With the second lockdown looming here in the UK, many are feeling quite apprehensive about what the future holds. During the first lockdown, many welcomed the change from usual habits, reveling in the amazing weather whilst being able to stay at home. However, with Winter fast approaching and with that the dark nights and miserable weather, many will be finding it challenging to keep their spirits high and energised whilst working from home. It is, therefore, crucial for all businesses to ensure that the mental health and wellbeing of their employees is the number one priority going forward. There are no "ifs, buts or whys", it is imperative that your employees are prioritised during these challenging times. 

Everybody will experience the lockdown differently, with many facing daily challenges that have the potential to negatively impact their health. Whether it be from an increased workload, changing responsibilities, a new day of working or juggling extra responsibilities, the result has seen a greater focus on mental health and wellbeing, particularly from a leadership perspective. As we begin another month of lockdown, it is increasingly important that leaders take steps to transform their approach on leading their teams and ensure that their mental health and wellbeing remains at the forefront. 

Here's 3 ways I believe you can prioritise the mental health & wellbeing of your employees:

1. Support Your Employees & Be Understanding

For some people, moving to remote working was a challenging adjustment and this may very well continue with lockdown looming. So, an extra level of understanding and compassion towards each team member's personal situation is needed. It is important to ask yourself whether your employees have everything they need to be happy and productive. Do they have the right level of support, are there aspects of their role that need to be adapted to help accommodate for their change in working, will they need additional support to ensure they are happy and can perform without any pressure or stress. Opening a two way dialogue with each team member will allow you to create a space for them where they can raise their concerns and show vulnerability. It is important to be empathetic and listen, relate to your team members concerns and take a genuine interest in your employees as people and consciously put yourself in their position. Your team will then feel comfortable approaching you for support.  There is nothing wrong with being human and showing that you are vulnerable and struggle at times too. It will only make it easier for your team to approach you and share their worries. 

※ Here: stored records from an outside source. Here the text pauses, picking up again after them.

__device__ __forceinline__ void splitk8_pair(const _Float16* wt, int pair, int MT,
                                             __amdgpu_buffer_rsrc_t ra, const float* bias,
                                             __amdgpu_buffer_rsrc_t rx, float* red, int lane, int wv,
                                             long long* st, int si) {
  constexpr int K = 4 * kD, KS = K / 8 / 32;
  const int t0 = 2 * pair;
  const int m0 = t0 % MT, n = t0 / MT;
  const int lr = lane & 15, kc8 = 8 * (lane >> 4);
  const int k0 = wv * (K / 8) + kc8;
  half8 w[KS], a0[KS], a1[KS];
  const _Float16* wr = wt + (int64_t)(16 * n + lr) * K + k0;
#pragma unroll
  for (int s = 0; s < KS; ++s) w[s] = *reinterpret_cast<const half8*>(wr + 32 * s);
  const uint32_t ab0 = (uint32_t)(((16 * m0 + lr) * K + k0) * 2);
  const uint32_t ab1 = ab0 + (uint32_t)(16 * K * 2);
#pragma unroll
  for (int s = 0; s < KS; ++s) a0[s] = as_h8(ld_sc1(ra, ab0 + 64 * s));
#pragma unroll
  for (int s = 0; s < KS; ++s) a1[s] = as_h8(ld_sc1(ra, ab1 + 64 * s));
  __builtin_amdgcn_sched_barrier(0);
  f32x4 acc0 = zero_f32x4(), acc1 = zero_f32x4();
#pragma unroll
  for (int s = 0; s < KS; ++s) {
    acc0 = mfma16(a0[s], w[s], acc0);
    acc1 = mfma16(a1[s], w[s], acc1);
  }
#pragma unroll
  for (int r = 0; r < 4; ++r) {
    red[((0 * 8 + wv) * 16 + 4 * (lane >> 4) + r) * 17 + lr] = acc0[r];
    red[((1 * 8 + wv) * 16 + 4 * (lane >> 4) + r) * 17 + lr] = acc1[r];
  }
  SEG_STAMP(st, si);
  __syncthreads();
  SEG_STAMP(st, si + 1);
  const int tid = threadIdx.x;
  if (tid < 128) {
    const int es = tid >> 6, q = tid & 63;
    const int em = m0 + es;
    const int row = q >> 2, c4 = 4 * (q & 3);
    const float* r0 = red + (es * 8) * 16 * 17 + row * 17 + c4;
    const float4 b4 = *reinterpret_cast<const float4*>(bias + 16 * n + c4);
    float v[4];
#pragma unroll
    for (int i = 0; i < 4; ++i) {
      float sum = r0[i];
#pragma unroll
      for (int k = 1; k < 8; ++k) sum += r0[k * 16 * 17 + i];
      v[i] = sum;
    }
    v[0] += b4.x; v[1] += b4.y; v[2] += b4.z; v[3] += b4.w;
    const uint32_t eoff = (uint32_t)((16 * em + row) * kD + 16 * n + c4);
    const float4 xv = as_f4(ld_sc1(rx, eoff * 4));
    const float4 y = make_float4(xv.x + v[0], xv.y + v[1], xv.z + v[2], xv.w + v[3]);
    st_sc1(__builtin_bit_cast(u32x4v, y), rx, eoff * 4);
  }
}

template <int KSW, int EPI, bool GROUP, class Pre>
__device__ __forceinline__ void splitk_quad(const SplitW<KSW>& W, int K, __amdgpu_buffer_rsrc_t ra, int lda,
                                            const float* bias, __amdgpu_buffer_rsrc_t rx,
                                            __amdgpu_buffer_rsrc_t ro, float* red, int lane, int wv,
                                            Pre&& pre, long long* st, int si) {
  static_assert(KSW <= 8, "quad split-K: A of both m-tiles in registers");
  const int tsub = wv >> 2, kp = wv & 3;
  const int n = quad_col(), mq = quad_m0();
  const int lr = lane & 15, kc8 = 8 * (lane >> 4);
  const int acol = (GROUP ? (16 * n / 64) * kD : 0) + kp * (K / 4) + kc8;
  half8 a[2][KSW];
#pragma unroll
  for (int v = 0; v < 2; ++v) {
    const uint32_t ab = (uint32_t)(((16 * (mq + 2 * v + tsub) + lr) * lda + acol) * 2);
#pragma unroll
    for (int s = 0; s < KSW; ++s) a[v][s] = as_h8(ld_sc1(ra, ab + 64 * s));
  }
  __builtin_amdgcn_sched_barrier(0);
  f32x4 acc[2] = {zero_f32x4(), zero_f32x4()};
#pragma unroll
  for (int s = 0; s < KSW; ++s)
#pragma unroll
    for (int v = 0; v < 2; ++v) acc[v] = mfma16(a[v][s], W.w[s], acc[v]);
  __builtin_amdgcn_sched_barrier(0);
  pre();
  __builtin_amdgcn_sched_barrier(0);
#pragma unroll
  for (int v = 0; v < 2; ++v) {
    float* rp = red + ((2 * v + tsub) * 4 + kp) * 16 * 17;
#pragma unroll
    for (int r = 0; r < 4; ++r) rp[(4 * (lane >> 4) + r) * 17 + lr] = acc[v][r];
  }
  SEG_STAMP(st, si);
  __syncthreads();
  SEG_STAMP(st, si + 1);
  const int tid = threadIdx.x;
  if (tid < 256) {
    const int es = tid >> 6, q = tid & 63;
    const int em = mq + es;
    const int row = q >> 2, c4 = 4 * (q & 3);
    const float* r0 = red + (es * 4) * 16 * 17 + row * 17 + c4;
    float v[4];
#pragma unroll
    for (int i = 0; i < 4; ++i) {
      float s = r0[i] + r0[16 * 17 + i];
      s += r0[2 * 16 * 17 + i];
      s += r0[3 * 16 * 17 + i];
      v[i] = s + bias[16 * n + c4 + i];
    }
    const uint32_t eoff = (uint32_t)((16 * em + row) * kD + 16 * n + c4);
    if constexpr (EPI == SE_RESID) {
      const float4 xv = as_f4(ld_sc1(rx, eoff * 4));
      const float4 y = make_float4(xv.x + v[0], xv.y + v[1], xv.z + v[2], xv.w + v[3]);
      st_sc1(__builtin_bit_cast(u32x4v, y), rx, eoff * 4);
    } else {
      const half4 h = {(_Float16)v[0], (_Float16)v[1], (_Float16)v[2], (_Float16)v[3]};
      st_sc1_8(__builtin_bit_cast(u32x2v, h), ro, eoff * 2);
    }
  }
  __syncthreads();
}

template <bool PREV>
__device__ __forceinline__ void splitk8_quad(const _Float16* wt, __amdgpu_buffer_rsrc_t ra, const float* bias,
                                             __amdgpu_buffer_rsrc_t rx, float* red, int lane, int wv,
                                             long long* st, int si) {
  constexpr int K = 4 * kD, KS = K / 8 / 32;
  const int n = quad_col(), mq = quad_m0();
  const int lr = lane & 15, kc8 = 8 * (lane >> 4);
  const int k0 = wv * (K / 8) + kc8;
  half8 w[KS], a0[KS], a1[KS];
  const _Float16* wr = wt + (int64_t)(16 * n + lr) * K + k0;
#pragma unroll
  for (int s = 0; s < KS; ++s) w[s] = *reinterpret_cast<const half8*>(wr + 32 * s);
  const int tid = threadIdx.x;
#pragma unroll
  for (int v = 0; v < 2; ++v) {
    const int m0 = mq + 2 * v;
    const uint32_t ab0 = (uint32_t)(((16 * m0 + lr) * K + k0) * 2);
    const uint32_t ab1 = ab0 + (uint32_t)(16 * K * 2);
    if (v == 0 || !PREV) {
#pragma unroll
      for (int s = 0; s < KS; ++s) a0[s] = as_h8(ld_sc1(ra, ab0 + 64 * s));
#pragma unroll
      for (int s = 0; s < KS; ++s) a1[s] = as_h8(ld_sc1(ra, ab1 + 64 * s));
    }
    __builtin_amdgcn_sched_barrier(0);
    f32x4 acc0 = zero_f32x4(), acc1 = zero_f32x4();
#pragma unroll
    for (int s = 0; s < KS; ++s) {
      acc0 = mfma16(a0[s], w[s], acc0);
      acc1 = mfma16(a1[s], w[s], acc1);
    }
    __builtin_amdgcn_sched_barrier(0);
    if (v == 0 && PREV) {
      const uint32_t nb0 = ab0 + (uint32_t)(2 * 16 * K * 2), nb1 = nb0 + (uint32_t)(16 * K * 2);
#pragma unroll
      for (int s = 0; s < KS; ++s) a0[s] = as_h8(ld_sc1(ra, nb0 + 64 * s));
#pragma unroll
      for (int s = 0; s < KS; ++s) a1[s] = as_h8(ld_sc1(ra, nb1 + 64 * s));
      __builtin_amdgcn_sched_barrier(0);
    }
    if (v == 1) __syncthreads();
#pragma unroll
    for (int r = 0; r < 4; ++r) {
      red[((0 * 8 + wv) * 16 + 4 * (lane >> 4) + r) * 17 + lr] = acc0[r];
      red[((1 * 8 + wv) * 16 + 4 * (lane >> 4) + r) * 17 + lr] = acc1[r];
    }
    SEG_STAMP(st, si);
    __syncthreads();
    SEG_STAMP(st, si + 1);
    if (tid < 128) {
      const int es = tid >> 6, q = tid & 63;
      const int em = m0 + es;
      const int row = q >> 2, c4 = 4 * (q & 3);
      const float* r0 = red + (es * 8) * 16 * 17 + row * 17 + c4;
      const float4 b4 = *reinterpret_cast<const float4*>(bias + 16 * n + c4);
      float vv[4];
#pragma unroll
      for (int i = 0; i < 4; ++i) {
        float sum = r0[i];
#pragma unroll
        for (int k = 1; k < 8; ++k) sum += r0[k * 16 * 17 + i];
        vv[i] = sum;
      }
      vv[0] += b4.x; vv[1] += b4.y; vv[2] += b4.z; vv[3] += b4.w;
      const uint32_t eoff = (uint32_t)((16 * em + row) * kD + 16 * n + c4);
      const float4 xv = as_f4(ld_sc1(rx, eoff * 4));
      const float4 y = make_float4(xv.x + vv[0], xv.y + vv[1], xv.z + vv[2], xv.w + vv[3]);
      st_sc1(__builtin_bit_cast(u32x4v, y), rx, eoff * 4);
    }
  }
}

template <int KSW, int EPI, bool GROUP, bool BIG, class Pre>
__device__ __forceinline__ void splitk_phase(const SplitW<KSW>& W, const _Float16* wt, int K,
                                             int MT, __amdgpu_buffer_rsrc_t ra, int lda,
                                             const float* bias, __amdgpu_buffer_rsrc_t rx,
                                             __amdgpu_buffer_rsrc_t ro, float* red, int lane, int wv,
                                             Pre&& pre, long long* st = nullptr, int si = 0) {
  if constexpr (BIG) {
    splitk_quad<KSW, EPI, GROUP>(W, K, ra, lda, bias, rx, ro, red, lane, wv, pre, st, si);
  } else {
    const int p0 = blockIdx.x;
    if (p0 >= 16 * MT) { pre(); return; }
    splitk_pair<KSW, EPI, GROUP>(W, p0, MT, K, ra, lda, bias, rx, ro, red, lane, wv, true, pre, st, si);
  }
  (void)wt;
}

}

constexpr int kRedF = 2 * 8 * 16 * 17;
constexpr int kPatchF = 8 * 16 * 17;
constexpr int kSegRows = 32;
constexpr size_t kSegLds = (size_t)kRedF * 4 + (size_t)kSegRows * kAP * 2 + (size_t)kPatchF * 4;

__device__ __forceinline__ long long* seg_stamps(long long* prof, int k) {
#ifdef JANUS_PHASE_PROF
  if (prof) {
    long long* st = prof + ((int64_t)k * 256 + blockIdx.x) * 48;
    if (threadIdx.x == 0) {
      st[0] = (long long)wall_clock64();
      st[16] = (long long)__builtin_amdgcn_s_getreg((4 << 0) | (0 << 6) | (31 << 11));
      st[17] = (long long)__builtin_amdgcn_s_getreg((20 << 0) | (0 << 6) | (31 << 11));
    }
    return st;
  }
#endif
  (void)prof; (void)k;
  return nullptr;
}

2. Encourage Connectivity & Bring Your Team Together

With the UK and many countries going into a second lockdown, many people can feel isolated and alone. Ensuring that everyone feels included becomes a lot more important during these difficult times, especially with people working remotely. Therefore, it is important to try and connect your team as much as possible. You can, for example, hold a daily coffee break where team members can take 15 minutes out of their day to speak about how they feel and discuss things non-work related. Not only will this allow people to feel connected, it will encourage people to take breaks throughout the day as not to burn themselves out. There is also the possibility of using such interactions as an opportunity to cement your company values, as well as celebrating your achievements as a team and reminding everyone how much their hard work is appreciated. There really is no excuses with the advancement in technology and with Zoom and Teams at your disposal, it is important to arrange as much connectivity as possible to keep employees happy. 

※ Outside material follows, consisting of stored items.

class ShardedUNetRuntime(UNetRuntime):
    has_collectives = True

    def __init__(self, cfg: UNetConfig, sd: Dict[str, torch.Tensor], device, num_frames: int = 25, group=None):
        self.group = group
        self.world = dist.get_world_size(group)
        self.rank = dist.get_rank(group)
        self.T_full = num_frames
        self.shards = frame_shards(num_frames, self.world)
        self.t0, self.t1 = self.shards[self.rank]
        self.T_pad = max(b - a for a, b in self.shards)
        super().__init__(cfg, sd, device, num_frames=self.t1 - self.t0)
        prev, nxt = halo_neighbours(self.rank, self.world)
        to_global = (lambda r: r) if group is None else (lambda r: dist.get_global_rank(group, r))
        self.prev = None if prev is None else to_global(prev)
        self.next = None if nxt is None else to_global(nxt)
        self._tap_w: Dict[int, tuple] = {}
        self._frame_tables: Dict[tuple, torch.Tensor] = {}
        self.comm_bytes = 0
        self.win = None
        self._ext: Dict[tuple, tuple] = {}
        self._ext_of: Dict[int, tuple] = {}
        self._peer_state: Dict[str, dict] = {}

    def attach_window(self, win):
        self.win = win
        self.has_collectives = False
        granks = list(range(self.world)) if self.group is None else dist.get_process_group_ranks(self.group)
        wranks = list(range(win.world)) if win.group is None else dist.get_process_group_ranks(win.group)
        self.wr = [wranks.index(g) for g in granks]
        W = self.world
        amax = ops._lib.load().b200v_peer_allreduce_max()
        self._ar = dict(slot=win.region("gn.ar.slots", 2 * 16 * amax * 8), flag=win.region("gn.ar.flags", 2 * 16 * 4), counter=win.counter("gn.ar"))
        self._ar["windows"] = win.ptr_array([win.bases[r] for r in self.wr])
        hf = win.region("halo.flags", 1024)
        me = self.rank
        st = dict(c_put_prev=win.counter("halo.put_prev"), t_put_prev=win.counter("halo.ticket_prev"),
                  c_put_next=win.counter("halo.put_next"), t_put_next=win.counter("halo.ticket_next"), c_wait=win.counter("halo.wait"))
        wait = []
        if me > 0:
            st["flag_on_prev"] = win.ptr_array([win.remote(self.wr[me - 1], hf + 256)])
            wait.append(win.local(hf))
        if me < W - 1:
            st["flag_on_next"] = win.ptr_array([win.remote(self.wr[me + 1], hf)])
            wait.append(win.local(hf + 256))
        st["wait"] = win.ptr_array(wait) if wait else None
        st["n_wait"] = len(wait)
        self._halo = st
        kf = win.region("kv.flags", 16 * 256)
        peers = [r for r in range(W) if r != me]
        self._kv = dict(flag_off=kf, peers=peers, c_put=win.counter("kv.put"), t_put=win.counter("kv.ticket"), c_wait=win.counter("kv.wait"),
                        flags_remote=win.ptr_array([win.remote(self.wr[r], kf + me * 256) for r in peers]),
                        flags_local=win.ptr_array([win.local(kf + r * 256) for r in peers]))

    def _peer_on(self, nb: int) -> bool:
        return self.win is not None and nb == 1

    def _ext_buffer(self, hw: int, Cc: int, which: int):
        key = (hw, Cc, which)
        hit = self._ext.get(key)
        if hit is None:
            fb = hw * Cc * 2
            off = self.win.region(f"ext.{hw}.{Cc}.{which}", (self.T_pad + 2) * fb)
            ext = self.win.tensor(off, ((self.T + 2) * hw, Cc), torch.float16)
            mid = ext[hw:(self.T + 1) * hw]
            hit = self._ext[key] = (ext, mid, off, fb)
            self._ext_of[mid.data_ptr()] = hit
        return hit

    def set_conditioning(self, context: torch.Tensor, y: torch.Tensor):
        Tf, T = self.T_full, self.T
        nb = context.shape[0] // Tf
        ctx = context.reshape(nb, Tf, -1)
        yy = y.reshape(nb, Tf, -1)
        local_ctx = ctx[:, self.t0:self.t1].reshape(nb * T, 1, -1)
        local_y = yy[:, self.t0:self.t1].reshape(nb * T, -1)
        first_ctx = ctx[:, :1].reshape(nb, 1, -1)
        super().set_conditioning(local_ctx, local_y)
        cond = self.cond
        t16 = self.buf("cond.tctx", nb, first_ctx.numel() // nb)
        t16.copy_(first_ctx.reshape(nb, -1))
        frames = torch.arange(Tf, dtype=torch.float32, device=self.dev)
        for t in self.plan.transformers():
            L = self.layers[t.prefix]
            cond["tm"][t.prefix] = self._attn2_const(L["tattn2"], t16, f"cond.tm.{t.prefix}")
            temb = self.buf("cond.temb_full", Tf, t.ch)
            ops.timestep_embedding(frames, temb, t.ch)
            full = self._mlp(temb, *L["pos"], f"cond.posfull.{t.prefix}")
            cond["pos"][t.prefix] = full[self.t0:self.t1]

    def _fuse_stats(self, B, h, w) -> bool:
        if self._peer_on(B // self.T):
            return super()._fuse_stats(B, h, w)
        return False

    def _gn_temporal(self, x, y, B, hw, norm, eps, silu, idx, fps, part=None):
        nb = B // fps
        Cc = norm[0].numel()
        sums = self.buf(f"gn.sums{nb}", nb * self.cfg.num_groups, 2, torch.float64)
        if part is not None:
            ops.groupnorm_from_partials(part, B, hw, Cc, eps, None, fps, self.cfg.num_groups, raw_sums=sums)
        else:
            ops.groupnorm_sums(x, B, hw, Cc, sums, fps, groups=self.cfg.num_groups, ws=self.gn_ws)
        if self._peer_on(nb):
            ar = self._ar
            ops.peer_allreduce_f64(sums.view(-1), ar["windows"], ar["slot"], ar["flag"], self.rank, self.world, ar["counter"])
            which = 0 if y.data_ptr() == self.buf("rb.a1", y.shape[0], y.shape[1]).data_ptr() else 1
            y = self._ext_buffer(hw, Cc, which)[1]
        else:
            _lib.tape_host(lambda: dist.all_reduce(sums, group=self.group), "gn-sum all_reduce")
        self.comm_bytes += sums.numel() * 8
        count = float(Cc // self.cfg.num_groups) * hw * self.T_full
        return ops.groupnorm_finalize_apply(x, y, B, hw, norm[0], norm[1], eps, silu, sums, count,
                                            self.gn_stats[idx, :nb], fps, groups=self.cfg.num_groups)

    def _tap_weights(self, lin: Lin):
        key = lin.w.data_ptr()
        tw = self._tap_w.get(key)
        if tw is None:
            Cc = lin.w.shape[1] // 3
            tw = (Lin(lin.w[:, :Cc].contiguous(), None, lin.tile_n), Lin(lin.w[:, 2 * Cc:].contiguous(), None, lin.tile_n))
            self._tap_w[key] = tw
        return tw

    def _tconv(self, a, lin: Lin, out, hw: int, nb: int, **epi):
        T, Cc = self.T, a.shape[1]
        ext = self._ext_of.get(a.data_ptr()) if self._peer_on(nb) else None
        if ext is not None:
            ext_t, _, off, fb = ext
            h, win, me = self._halo, self.win, self.rank
            if me > 0:
                t_prev = self.shards[me - 1][1] - self.shards[me - 1][0]
                dst = self._peer_ptrs(("hp", off, fb), lambda: [win.remote(self.wr[me - 1], off + (t_prev + 1) * fb)])
                ops.peer_put(a.data_ptr(), fb, 1, fb, dst, fb, h["flag_on_prev"], 1, h["c_put_prev"], h["t_put_prev"], "halo->prev")
            if me < self.world - 1:
                dst = self._peer_ptrs(("hn", off, fb), lambda: [win.remote(self.wr[me + 1], off)])
                ops.peer_put(a.data_ptr() + (T - 1) * fb, fb, 1, fb, dst, fb, h["flag_on_next"], 1, h["c_put_next"], h["t_put_next"], "halo->next")
            if h["n_wait"]:
                ops.peer_wait(h["wait"], h["n_wait"], h["c_wait"], "halo")
            self.comm_bytes += fb * ((me > 0) + (me < self.world - 1))
            return self.gemm(ext_t, lin, out, taps=ops.TAPS_T3, geom=(hw, T, nb), h_pad=1, **epi)
        send_first = self.buf("halo.sf", nb * hw, Cc)
        send_last = self.buf("halo.sl", nb * hw, Cc)
        recv_prev = self.buf("halo.rp", nb * hw, Cc)
        recv_next = self.buf("halo.rn", nb * hw, Cc)
        a4 = a.reshape(nb, T, hw, Cc) if a.is_contiguous() else None
        av = a4 if a4 is not None else a.as_strided((nb, T, hw, Cc), (T * hw * a.stride(0), hw * a.stride(0), a.stride(0), 1))
        halo = HaloExchange(self.group, self.prev, self.next,
                            first=(send_first.view(nb, hw, Cc), av[:, 0], send_first, recv_prev),
                            last=(send_last.view(nb, hw, Cc), av[:, T - 1], send_last, recv_next))
        start_halo, wait_halo = halo.start, halo.wait
        _lib.tape_host(start_halo, "halo copy + isend/irecv")
        self.comm_bytes += 2 * nb * hw * Cc * 2 * ((self.prev is not None) + (self.next is not None))
        self.gemm(a, lin, out, taps=ops.TAPS_T3, geom=(hw, T, nb), **epi)
        _lib.tape_host(wait_halo, "halo wait")
        s_acc = epi.get("s_acc", 1.0)
        w0, w2 = self._tap_weights(lin)
        ov = out.as_strided((nb, T, hw, out.shape[1]), (T * hw * out.stride(0), hw * out.stride(0), out.stride(0), 1))
        for b in range(nb):
            if self.prev is not None:
                o = ov[b, 0]
                self.gemm(recv_prev[b * hw:(b + 1) * hw], w0, o, s_acc=s_acc, res1=o)
            if self.next is not None:
                o = ov[b, T - 1]
                self.gemm(recv_next[b * hw:(b + 1) * hw], w2, o, s_acc=s_acc, res1=o)
        return out

    def _peer_ptrs(self, key, make):
        t = self._peer_state.get(key)
        if t is None:
            t = self._peer_state[key] = self.win.ptr_array(make())
        return t

    def _frame_table(self, nb: int, hw: int) -> torch.Tensor:
        key = (nb, hw)
        tab = self._frame_tables.get(key)
        if tab is None:
            rows = []
            for b in range(nb):
                for t in range(self.T_full):
                    r = next(i for i, (a, e) in enumerate(self.shards) if a <= t < e)
                    tl = t - self.shards[r][0]
                    rows.append(((r * nb + b) * self.T_pad + tl) * hw)
            tab = torch.tensor(rows, dtype=torch.int64, device=self.dev)
            self._frame_tables[key] = tab
        return tab

    def _kv_direct(self, nb: int) -> bool:
        return nb == 1 or self.T == self.T_pad

    def _svt_tqkv(self, n, L, M: int, Cc: int, nb: int, hw: int):
        if not self._kv_direct(nb):
            return super()._svt_tqkv(n, L, M, Cc, nb, hw)
        lin = L["tqkv"]
        sub = self._tap_w.get(("qkv", lin.w.data_ptr()))
        if sub is None:
            sub = (Lin(lin.w[:Cc], None, ops.pick_tile_n(Cc)), Lin(lin.w[Cc:], None, ops.pick_tile_n(2 * Cc)))
            self._tap_w[("qkv", lin.w.data_ptr())] = sub
        qkv = self.buf("tr.qkv", M, 3 * Cc)
        send = self._kv_recv(nb, hw, Cc)[1] if self._peer_on(nb) else self.buf("kv.send", nb * self.T_pad * hw, 2 * Cc)
        self.gemm(n, sub[0], qkv[:, :Cc])
        self.gemm(n, sub[1], send[:M])
        return qkv

    def _kv_recv(self, nb: int, hw: int, Cc: int):
        key = ("kv", hw, Cc)
        hit = self._peer_state.get(key)
        if hit is None:
            slab = self.T_pad * hw * 2 * Cc * 2
            off = self.win.region("kv.recv", self.world * slab)
            recv = self.win.tensor(off, (self.world * self.T_pad * hw, 2 * Cc), torch.float16)
            mine = recv[self.rank * self.T_pad * hw:(self.rank + 1) * self.T_pad * hw]
            dsts = self.win.ptr_array([self.win.remote(self.wr[r], off + self.rank * slab) for r in self._kv["peers"]])
            hit = self._peer_state[key] = (recv, mine, slab, off, dsts)
        return hit

    def _attn_temporal(self, qkv, o, nb: int, hw: int, heads: int, Cc: int):
        T, Tp, W = self.T, self.T_pad, self.world
        if self._peer_on(nb):
            recv, mine, slab, off, dsts = self._kv_recv(nb, hw, Cc)
            kv = self._kv
            nbytes = T * hw * 2 * Cc * 2
            ops.peer_put(mine.data_ptr(), nbytes, 1, nbytes, dsts, nbytes, kv["flags_remote"], len(kv["peers"]), kv["c_put"], kv["t_put"],
                         f"kv C={Cc} hw={hw}")
            ops.peer_wait(kv["flags_local"], len(kv["peers"]), kv["c_wait"], "kv")
            self.comm_bytes += nbytes * len(kv["peers"])
            tab = self._frame_table(nb, hw)
            return ops.attention_temporal_sharded(qkv[:, :Cc], recv[:, :Cc], recv[:, Cc:], o, nb, T, self.T_full, hw, heads, tab)
        send = self.buf("kv.send", nb * Tp * hw, 2 * Cc)
        recv = self.buf("kv.recv", W * nb * Tp * hw, 2 * Cc)
        if not self._kv_direct(nb):
            kv = qkv.as_strided((nb, T, hw, 2 * Cc), (T * hw * qkv.stride(0), hw * qkv.stride(0), qkv.stride(0), 1),
                                qkv.storage_offset() + Cc)
            dst = send.view(nb, Tp, hw, 2 * Cc)[:, :T]
            _lib.tape_host(lambda: dst.copy_(kv), "kv staging copy")
        _lib.tape_host(lambda: dist.all_gather_into_tensor(recv, send, group=self.group), f"kv all_gather C={Cc} hw={hw}")
        self.comm_bytes += recv.numel() * 2
        tab = self._frame_table(nb, hw)
        return ops.attention_temporal_sharded(qkv[:, :Cc], recv[:, :Cc], recv[:, Cc:], o, nb, T, self.T_full, hw, heads, tab)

3. Facilitate Open & Honest Communications

Organisations have taken proactive steps to ensure their staff do not feel isolated during these unprecedented times. One way this is being achieved is through increasing the regularity of communications. It is important to share good news from across the business, make sure your team are up to date with the latest developments as a business and communicate best practices going forward. Keeping your team in regular contact will help to lessen any anxiety that may feel about being left in the dark or not knowing what the latest on-goings on within the business. However, it is important to not constantly ask for updates on their work and fill them in on what you have been doing. As a leader, make communication two-way by keeping them informed about the good things across the team and the company. Let them know they're valued and that you appreciate their hard work during challenging times. This will cultivate a sense of belonging and keep your team inspired to work hard. But most importantly, take the time to call and speak about more than just work. Ask them how they are doing, how they are coping, what steps have they taken to keep themselves active and mentally healthy. These questions allow your team to communicate honestly and develop trust, knowing that they're cared for and they are in good hands. 

Overall, I believe now is the time where mental health must be prioritised. These times can be difficult for those isolated and alone, so we must all come together to ensure that people feel safe and mentally healthy. Remember to check up on your team mates, speak to them and genuinely listen to them. Don't be afraid to ask if they're okay more than once - let them talk and let them feel safe. We must all stick together during these times and as a leader, you must make sure that your team's mental health and wellbeing is really number one.